Charlie in the White House
- Author: Roald Dahl
- Illustrator: N/A
- Language: English
- Series: Charlie Bucket series
- Genre: Children’s literature, Fantasy
- Publisher: N/A
- Publication date: Unpublished (planned after 1972)
- Publication place: United Kingdom
- Media type: Manuscript
- Pages: 1 chapter extant
- Preceded by: Charlie and the Great Glass Elevator

= Charlie in the White House =

Unfinished novel by Roald Dahl

Charlie in the White House is the tentative title of an unfinished and unpublished sequel to Charlie and the Great Glass Elevator (1972) by British author Roald Dahl.

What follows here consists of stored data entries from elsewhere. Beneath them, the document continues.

# intel/hdk

Measured on AMD Instinct MI355X. Metric: rows/sec, 1B-row int64 GROUP BY SUM, higher is better.
Workload: dtype int64; 1 GPU; C2: SELECT key, SUM(val) GROUP BY key; int64, 64 uniform keys; rows=1000000000, rows_per_gpu=1000000000, fragments=32, fragments_per_gpu=32, fragment_rows=32000000, layout=perfect hash, keyless, 64 entries, parallelism=fragment f -> GPU f mod 1; one GPU

## Files before the change

### hdk_amd/_lib.py

```python
import ctypes as C
import os
import subprocess

from . import _abi as A

_HERE = os.path.dirname(os.path.abspath(__file__))
LIB_PATH = os.environ.get("HDK_HIP_LIB") or os.path.join(_HERE, "libhdk_hip.so")
CSRC = os.path.join(_HERE, "csrc")


class HdkHipError(RuntimeError):
    def __init__(self, code, msg):
        super().__init__(f"hdk_hip status {code}: {msg}")
        self.code = code


def build(force=False):
    if force:
        subprocess.check_call(["make", "-C", CSRC, "clean"])
    subprocess.check_call(["make", "-C", CSRC, "-j4"])
    return LIB_PATH


_lib = None
# ... 116 lines not shown
                          f"{LIB_PATH} is missing: run `python -c 'import __graft_entry__ as g; g.build()'` "
                          "(make -C hdk_amd/csrc).  There is no CPU fallback.")
    _share_hip_runtime_with_torch()
    L = C.CDLL(LIB_PATH)
    for name, (res, args) in {**SIGNATURES, **EXTRA_SIGNATURES}.items():
        f = getattr(L, name)
        f.restype = res
        f.argtypes = args
    _lib = L
    return L


_switch_env = None


def sync_switches():
    global _switch_env
    now = tuple(sorted((k, v) for k, v in os.environ.items() if k.startswith("HDK_HIP_")))
    if now != _switch_env:
        lib().hdk_hip_reload_switches()
        _switch_env = now


def check(status: int):
    if status != A.OK:
        msg = lib().hdk_hip_last_error()
        raise HdkHipError(status, msg.decode() if msg else "")
    return status
```

### hdk_amd/csrc/host_common.h

```cpp
#pragma once
#include <hip/hip_runtime.h>
#include <stdarg.h>
#include <stdint.h>
#include <stdio.h>

#include "../../include/hdk_hip.h"

namespace hdk {

void set_error(const char* fmt, ...);
void clear_error();
int32_t device_enter(int32_t device_id, void* stream, hipStream_t* out);
const hdk_hip_device_properties* device_props(int32_t device_id);
const int32_t* device_interrupt_word(int32_t device_id);
enum ScanPer { SCAN_PER_4 = 4, SCAN_PER_16 = 16 };
void launch_counts_scan(uint32_t* counts, uint32_t n, ScanPer per, uint64_t* total_out, hipStream_t s);
int32_t launch_init_row_wise_indirect(int64_t* const* groupby_buf, const int64_t* init_vals, uint32_t entry_count,
                                      uint32_t key_count, uint32_t key_width, uint32_t row_size_quad, int keyless,
                                      const hdk_hip_device_properties* props, hipStream_t s);
inline int32_t init_row_wise_output(const hdk_hip_plan* plan, int64_t* const* groupby_buf, const int64_t* init_vals,
                                    const hdk_hip_device_properties* props, hipStream_t s) {
  const uint32_t key_count = plan->keyless ? 0u : static_cast<uint32_t>(plan->key_count);
  return launch_init_row_wise_indirect(groupby_buf, init_vals, plan->entry_count, key_count, static_cast<uint32_t>(plan->key_width),
                                       plan->row_size_quad, plan->keyless, props, s);
}

#define HDK_HIP_CHECK(expr)                                                                  \
  do {                                                                                       \
    hipError_t e_ = (expr);                                                                  \
    if (e_ != hipSuccess) {                                                                  \
      hdk::set_error("%s failed: %s (%s:%d)", #expr, hipGetErrorString(e_), __FILE__, __LINE__); \
      return e_ == hipErrorOutOfMemory ? HDK_HIP_ERR_OUT_OF_GPU_MEM : HDK_HIP_ERR_RUNTIME;   \
    }                                                                                        \
  } while (0)

#define HDK_REQUIRE(cond, ...)          \
  do {                                  \
// ... 51 lines not shown
```

### hdk_amd/csrc/reduce.hip

```cpp
#include <mutex>
#include <string.h>

#include "baseline_table.h"
#include "device_common.h"
#include "group_buffer.h"
#include "host_common.h"

namespace hdk {

constexpr int kPlanCacheSlots = 16;
struct PlanCacheEntry {
  hdk_hip_plan host;
  hdk_hip_plan* dev = nullptr;
  bool used = false;
};
struct PlanCache {
  std::mutex mu;
  PlanCacheEntry e[kPlanCacheSlots];
  int next = 0;
};
static PlanCache g_plan_cache[16];

static int32_t cached_device_plan(const hdk_hip_plan* plan, int32_t device_id, const hdk_hip_plan** out) {
  PlanCache& c = g_plan_cache[device_id & 15];
  std::lock_guard<std::mutex> lk(c.mu);
  for (int i = 0; i < kPlanCacheSlots; ++i) {
    if (c.e[i].used && memcmp(&c.e[i].host, plan, sizeof(hdk_hip_plan)) == 0) {
      *out = c.e[i].dev;
      return HDK_HIP_OK;
    }
  }
  PlanCacheEntry& e = c.e[c.next];
  c.next = (c.next + 1) % kPlanCacheSlots;
  if (!e.dev) {
    HDK_HIP_CHECK(hipMalloc(reinterpret_cast<void**>(&e.dev), sizeof(hdk_hip_plan)));
  }
  e.used = false;
  HDK_HIP_CHECK(hipDeviceSynchronize());
  HDK_HIP_CHECK(hipMemcpy(e.dev, plan, sizeof(hdk_hip_plan), hipMemcpyHostToDevice));
  memcpy(&e.host, plan, sizeof(hdk_hip_plan));
  e.used = true;
  *out = e.dev;
  return HDK_HIP_OK;
}

constexpr int kRedBlock = 256;
HDK_DEV bool reduce_single_value(const hdk_hip_target& tg, int8_t* this1, const int8_t* that1, int64_t init_val) {
  if (tg.slot_width == 4) {
    const int32_t l = *reinterpret_cast<const int32_t*>(this1), r = *reinterpret_cast<const int32_t*>(that1);
    if (r == static_cast<int32_t>(init_val)) return false;
    if (l == static_cast<int32_t>(init_val)) {
      *reinterpret_cast<int32_t*>(this1) = r;
      return false;
    }
    return l != r;
  }
  const int64_t l = *reinterpret_cast<const int64_t*>(this1), r = *reinterpret_cast<const int64_t*>(that1);
  if (r == init_val) return false;
  if (l == init_val) {
    *reinterpret_cast<int64_t*>(this1) = r;
    return false;
  }
  return l != r;
}

HDK_DEV void reduce_slot(const hdk_hip_target& tg, int8_t* this1, int8_t* this2, const int8_t* that1,
                         const int8_t* that2, int64_t init_val) {
// ... 356 lines not shown
    nslots += p->targets[t].agg == HDK_AGG_AVG ? 2 : 1;
  }
  size_t off = p->keyless ? 0 : static_cast<size_t>(p->key_count) * ((static_cast<size_t>(entry_count) * 8 + 7) & ~size_t(7));
  int s = 0;
  for (int t = 0; t < p->num_targets && s < nslots; ++t) {
    off = (off + 7) & ~size_t(7);
    off += static_cast<size_t>(entry_count) * p->targets[t].slot_width;
    ++s;
    if (p->targets[t].agg == HDK_AGG_AVG) {
      off = (off + 7) & ~size_t(7);
      off += static_cast<size_t>(entry_count) * p->targets[t].slot2_width;
      ++s;
    }
  }
  return ((off + 7) & ~size_t(7)) / 8;
}

template <int MODE>
static int32_t run_partition(const hdk_hip_plan* plan, const int64_t* buf, uint32_t entry_count, const int64_t* init_vals,
                             int32_t num_owners, uint32_t* counts_out, const OwnerSegs& segs, int32_t device_id,
                             hipStream_t s) {
  SlotInit init;
  fill_slot_init(plan, init_vals, &init);
  AsyncScratch mem(s);
  constexpr size_t kPlanBytes = align256(sizeof(hdk_hip_plan));
  HDK_HIP_CHECK(hipMallocAsync(&mem.p, kPlanBytes + kMaxOwners * sizeof(uint32_t), s));
  int8_t* scratch = static_cast<int8_t*>(mem.p);
  hdk_hip_plan* d_plan = reinterpret_cast<hdk_hip_plan*>(scratch);
  uint32_t* cursors = reinterpret_cast<uint32_t*>(scratch + kPlanBytes);
  HDK_HIP_CHECK(hipMemcpyAsync(d_plan, plan, sizeof(hdk_hip_plan), hipMemcpyHostToDevice, s));
  HDK_HIP_CHECK(hipMemsetAsync(cursors, 0, kMaxOwners * sizeof(uint32_t), s));
  const hdk_hip_device_properties* props = device_props(device_id);
  unsigned blocks = persistent_grid(props, (static_cast<size_t>(entry_count) + kRedBlock * kPartT - 1) / (kRedBlock * kPartT));
  if (blocks == 0) blocks = 1;
  const bool k32 = !plan->output_columnar && plan->key_width == 4;
  if (k32) {
    hipLaunchKernelGGL((k_partition_baseline<int32_t, MODE>), dim3(blocks), dim3(kRedBlock), 0, s,
                       d_plan, buf, entry_count, static_cast<uint32_t>(num_owners), init, cursors, segs);
  } else {
    hipLaunchKernelGGL((k_partition_baseline<int64_t, MODE>), dim3(blocks), dim3(kRedBlock), 0, s,
                       d_plan, buf, entry_count, static_cast<uint32_t>(num_owners), init, cursors, segs);
  }
  HDK_HIP_CHECK(hipGetLastError());
  if (counts_out) {
    HDK_HIP_CHECK(hipMemcpyAsync(counts_out, cursors, num_owners * sizeof(uint32_t), hipMemcpyDeviceToHost, s));
    HDK_HIP_CHECK(hipStreamSynchronize(s));
  }
  return HDK_HIP_OK;
}

int32_t validate_plan_layout(const hdk_hip_plan* p);

}
// ... 118 lines not shown
```

### hdk_amd/csrc/runtime.hip

```cpp
#include <algorithm>
#include <mutex>
#include <stdlib.h>
#include <string.h>

#include "host_common.h"
#include "switches.h"

namespace hdk {
namespace {
constexpr int kSwitchLen = 64;
const char* const kSwitchNames[SW_COUNT] = {
#define HDK_SW_NAME(name) "HDK_HIP_" #name,
    HDK_SWITCH_LIST(HDK_SW_NAME)
#undef HDK_SW_NAME
};
struct SwitchTable {
  bool set[SW_COUNT];
  char val[SW_COUNT][kSwitchLen];
};
SwitchTable g_switches;
std::once_flag g_switches_once;
void read_switches() {
  for (int i = 0; i < SW_COUNT; ++i) {
    const char* e = getenv(kSwitchNames[i]);
// ... 93 lines not shown
  std::call_once(g_dev[d].once, init_device, d);
  if (g_dev[d].status != HDK_HIP_OK) {
    set_error("failed to initialise device %d", d);
  }
  return g_dev[d].status;
}

int32_t device_enter(int32_t device_id, void* stream, hipStream_t* out) {
  const int32_t st = ensure_device(device_id);
  if (st != HDK_HIP_OK) {
    return st;
  }
  HDK_HIP_CHECK(hipSetDevice(device_id));
  *out = stream ? static_cast<hipStream_t>(stream) : g_dev[device_id].stream;
  return HDK_HIP_OK;
}

const hdk_hip_device_properties* device_props(int32_t device_id) {
  return ensure_device(device_id) == HDK_HIP_OK ? &g_dev[device_id].props : nullptr;
}

const int32_t* device_interrupt_word(int32_t device_id) {
  return ensure_device(device_id) == HDK_HIP_OK ? g_dev[device_id].interrupt_word : nullptr;
}

}

using namespace hdk;

extern "C" int32_t hdk_hip_set_interrupt(int32_t device_id, int32_t value) {
  hipStream_t main_stream;
  const int32_t st = device_enter(device_id, nullptr, &main_stream);
  if (st) return st;
  DeviceState& d = g_dev[device_id];
  std::lock_guard<std::mutex> lk(d.interrupt_mu);
  HDK_HIP_CHECK(hipMemcpyAsync(d.interrupt_word, &value, sizeof(int32_t), hipMemcpyHostToDevice, d.interrupt_stream));
  HDK_HIP_CHECK(hipStreamSynchronize(d.interrupt_stream));
  return HDK_HIP_OK;
}

extern "C" {

const char* hdk_hip_last_error(void) { return tl_error; }
int32_t hdk_hip_version(void) { return 1004; }

int32_t hdk_hip_mgr_get_device_count(int32_t* count) {
// ... 289 lines not shown
```

### hdk_amd/csrc/scan_agg.hip

```cpp
#include "agg_common.h"
#include "watch.h"

namespace hdk {

constexpr int kBlock = 256;
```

It was intended to be the third novel in the Charlie Bucket series but was never completed before Dahl’s death.

==Background==
The Charlie Bucket series began with Charlie and the Chocolate Factory (1964), in which Charlie Bucket becomes the designated heir to Willy Wonka’s chocolate factory and, by extension, his confectionery empire. The sequel, Charlie and the Great Glass Elevator (1972), continues the story with Charlie, his family, and Wonka aboard a flying glass elevator that travels into space before returning to Earth.
At the end of The Great Glass Elevator, the U.S. President Lancelot R. Gilligrass invites Charlie and his companions to the White House to honour their heroism after rescuing a spacecraft, setting up the premise for a subsequent story.

==Manuscript and Status==
Dahl began work on a third Charlie book, provisionally titled Charlie in the White House (sometimes informally referenced by that title in secondary literature) sometime after the second novel's publication. According to accounts from Dahl reference works, he wrote only the first chapter of the manuscript. This chapter is reportedly on display at the Roald Dahl Museum and Story Centre in Great Missenden, Buckinghamshire, England.